Multiple lines of studies from our lab and other groups have shown that genomic and other types of omics data confer sufficient information to identify individuals in various scenarios (Lin et al, Science, 2004; Homer et al., PLoS Genetics, 2008; Shadt et al., Nature Genetics, 2012; Gymrek et al., Science, 2013. For a detailed review: see our preprint in arXiv 1310.3197). Omics datasets inherently contain the biometric identifiers and unique characteristics that are described by HIPAA Safe Harbor. In addition, there is actual knowledge that this information could be used to identify individuals. Therefore, it is impossible to de-identify omics datasets according to the HIPAA Safe Harbor without destroying the actual data. In other words, the GDS proposal asks investigators to submit empty datasets.
I am sure that this was not the intention but HIPAA Safe Harbor tactics are not an adequate mechanism. As an alternative, I suggest that you will specify a subset of identifiers from HIPAA Safe Harbor that should not be included.
Another issue is that the GDS proposal states that “Human data that are submitted to NIH-designated data repositories should be de-identified”. While still a minority, certain study participants are not interested in keeping their data private and might decide to allow sharing with explicit identifiers to facilitate future research (Goolsby et al., IOM Roundtable, 2010). For example, genetic studies of facial dysmorphologies sometimes ask the permission of study participants to share their photos. In other cases, such as the PGP-10, the participants decide to publicly identify themselves. It is impossible to de-identify these datasets. The current GDS proposal seems to prevent the sharing of these studies in NIH-repositories.
My suggestion is to revise this sentence to something similar to “the NIH-designated repositories accept studies with and without explicit identifiers (such as name, photos, or contact information) of participants. The final decision whether to release these explicit identifiers should be addressed in the informed consent”.
3. Including unmapped reads to BAM files
Appendix A of the GDS proposal sets five levels of data based on the amount of processing. Level 2 is the rawest format that is expected to be commonly shared for human studies “[It] would be a file (e.g., binary alignment matrix (BAM) files) usually containing the unmapped reads as well.”

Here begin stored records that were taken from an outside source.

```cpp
int mjhmc_sampler_destroy(mjhmc_sampler* s) {
  if (!s) return 0;
  (void)hipSetDevice(s->ctx->device);
  if (s->stream) (void)hipStreamSynchronize(s->stream);
  functionals_free_all(s);
  accumulators_free_all(s);
  timegrid_free_all(s);
  stein_free_all(s);
  void* ptrs[] = {s->flf_list, s->call_block, s->Hpre, s->Hwork, s->cold_list, s->pot64_scratch, s->Hspec[0], s->Hspec[1], s->Hspec_dump, s->Gbuf[0], s->Gbuf[1], s->Xbuf[0], s->Xbuf[1], s->Vbuf[0],  s->Vbuf[1], s->EX[0],     s->EX[1],  s->EV[0],
                  s->EV[1],   s->Hflf[0], s->Hflf[1],  s->dwell,  s->dwell_scratch,  s->trans,
                  s->ring,     s->dwell_ring, s->stage,  s->noise,  s->rexp,
                  s->runif,   s->scratch,  s->ck[0],    s->ck[1],    s->ck[2],   s->ck[3],  s->ck[4],
                  s->ck[5],   s->ck[6]};
  for (void* p : ptrs)
    if (p) (void)hipFree(p);
  for (auto& e : s->ev_total)
    if (e) (void)hipEventDestroy(e);
  for (auto& e : s->ev_k) (void)hipEventDestroy(e);
  for (auto& e : s->part_events) (void)hipEventDestroy(e);
  for (auto& q : s->part_streams) (void)hipStreamDestroy(q);
  if (s->ev_join) (void)hipEventDestroy(s->ev_join);
  if (s->ev_fork) (void)hipEventDestroy(s->ev_fork);
  for (void* q : s->ick)
    if (q) (void)hipFree(q);
// ... 44 lines not shown
    const size_t mb = mat_bytes(s);
    for (int i = 0; i < 2; ++i) {
      HIPCHK(hipMalloc(&s->Xbuf[i], mb));
      HIPCHK(hipMalloc(&s->Vbuf[i], mb));
      HIPCHK(hipMemsetAsync(s->Xbuf[i], 0, mb, s->stream));
      HIPCHK(hipMemsetAsync(s->Vbuf[i], 0, mb, s->stream));
      if (e->is_pot() || ((e->is_host() || s->sh.wide) && i == 0)) {
        HIPCHK(hipMalloc(&s->Gbuf[i], mb));
        HIPCHK(hipMemsetAsync(s->Gbuf[i], 0, mb, s->stream));
      }
      if (e->is_dense()) {
        if (!s->Hwork) {
          HIPCHK(hipMalloc((void**)&s->Hwork, s->Npad * ssize(s)));
          HIPCHK(hipMemsetAsync(s->Hwork, 0, s->Npad * ssize(s), s->stream));
          HIPCHK(hipMalloc((void**)&s->cold_list, (2 * s->Npad + 3 * kMaxDenseParts) * sizeof(int)));
          if (e->is_pot() && dtype == MJHMC_F64 && !e->pot_big() && !e->lin_tall())
            HIPCHK(hipMalloc((void**)&s->pot64_scratch, (size_t)kMaxDenseParts * pot64_scratch_workgroups() * 2 * 32 * row_bytes(s)));
        }
        HIPCHK(hipMalloc(&s->Hspec[i], s->Npad * ssize(s)));
        HIPCHK(hipMemsetAsync(s->Hspec[i], 0xFF, s->Npad * ssize(s), s->stream));
      }
      HIPCHK(hipMalloc(&s->EX[i], s->Npad * ssize(s)));
      HIPCHK(hipMalloc(&s->EV[i], s->Npad * ssize(s)));
      HIPCHK(hipMalloc(&s->Hflf[i], s->Npad * ssize(s)));
      HIPCHK(hipMemsetAsync(s->EX[i], 0, s->Npad * ssize(s), s->stream));
      HIPCHK(hipMemsetAsync(s->EV[i], 0, s->Npad * ssize(s), s->stream));
      HIPCHK(hipMemsetAsync(s->Hflf[i], 0xFF, s->Npad * ssize(s), s->stream));
    }
    HIPCHK(hipMalloc((void**)&s->dwell, s->Npad * sizeof(double)));
    HIPCHK(hipMemsetAsync(s->dwell, 0, s->Npad * sizeof(double), s->stream));
    HIPCHK(hipMalloc((void**)&s->dwell_scratch, s->Npad * sizeof(double)));
    HIPCHK(hipMalloc((void**)&s->trans, s->Npad));
// ... 232 lines not shown
```

### mjhmc_amd/csrc/dense_pot.hpp

```cpp
#pragma once
#ifndef __HIPCC_RTC__
#include <hip/hip_runtime.h>
#endif
#include <stdint.h>

#include "jump_math.hpp"
#include "jump_process.hpp"
#include "lane_group.hpp"
#include "philox.hpp"
#include "sampler_args.hpp"

namespace mjhmc {

constexpr int kPotDim = 512;

struct PotModel {
  const float* W1;
  const float* W2T;
  const float* cb;
  const float* alpha;
  int dim;
  int ndims;
};

// ... 142 lines not shown
  hipFunction_t jump32[3][2] = {};
  hipFunction_t jump64[3][2] = {};
  hipFunction_t eval = nullptr, leap = nullptr;
  PotLinear lin{};
};

void pot_launch_jump(const PotJumpArgs& a, const PotModel& mdl, hipStream_t st, const PotGenerated* gen = nullptr);
void pot_launch_eval(const PotEvalArgs& a, const PotModel& mdl, hipStream_t st, const PotGenerated* gen = nullptr);
void pot_launch_leap(const PotLeapArgs& a, const PotModel& mdl, hipStream_t st, const PotGenerated* gen = nullptr);
void pot64_launch_jump(const Pot64JumpArgs& a, const PotModel& mdl, hipStream_t st, const PotGenerated* gen = nullptr);
template <class A>
inline void pot_launch_generated(hipFunction_t f, unsigned grid, hipStream_t st, const A& a, const PotModel& mdl, const PotLinear& lin) {
  void* params[] = {(void*)&a, (void*)&mdl, (void*)&lin};
  (void)hipModuleLaunchKernel(f, grid, 1, 1, 256, 1, 1, 0, st, params, nullptr);
}
int pot64_scratch_workgroups();
#endif

}
```

### mjhmc_amd/csrc/dense_pot64.hip

```cpp
#include <hip/hip_runtime.h>
#include <stdint.h>

#include <algorithm>

#include "dense_pot.hpp"
#include "dense_pot64_kernels.hpp"
#include "dense_pot_tile.hpp"

namespace mjhmc {
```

It is highly advisable to include the unmapped reads as a standard in these BAM files to maximize consistency, serendipity, and secondary data usage.
Alignment programs considerably vary in their performance, algorithms to deal with repetitive elements, and gapped alignment methods (Treangen and Salzberg, Nature Reviews Genetics, 2011). These variations can translate to certain error patterns in downstream algorithms. Data fusion from multiple studies with different alignment techniques might be error prone and introduce systematic biases that can create false positive. Including the unaligned reads as a default will enable to recover the original FASTQ files and neutralize most the systematic biases.
In addition, a wide range of software including from our group and others developed specialized algorithms to call “exotic” types of variations and biological events in DNA and RNA data (Hormozdiari et al., Bioinformatics, 2010; Gymrek et al., Genome Research, 2012; Highnam et al., Nucleic Acid Research, 2012; Dobin et al., Bioinformatics, 2013). These algorithms usually require access to the unmapped reads as they employ specialized alignment strategies. Including the unaligned reads as default will enable this type of research.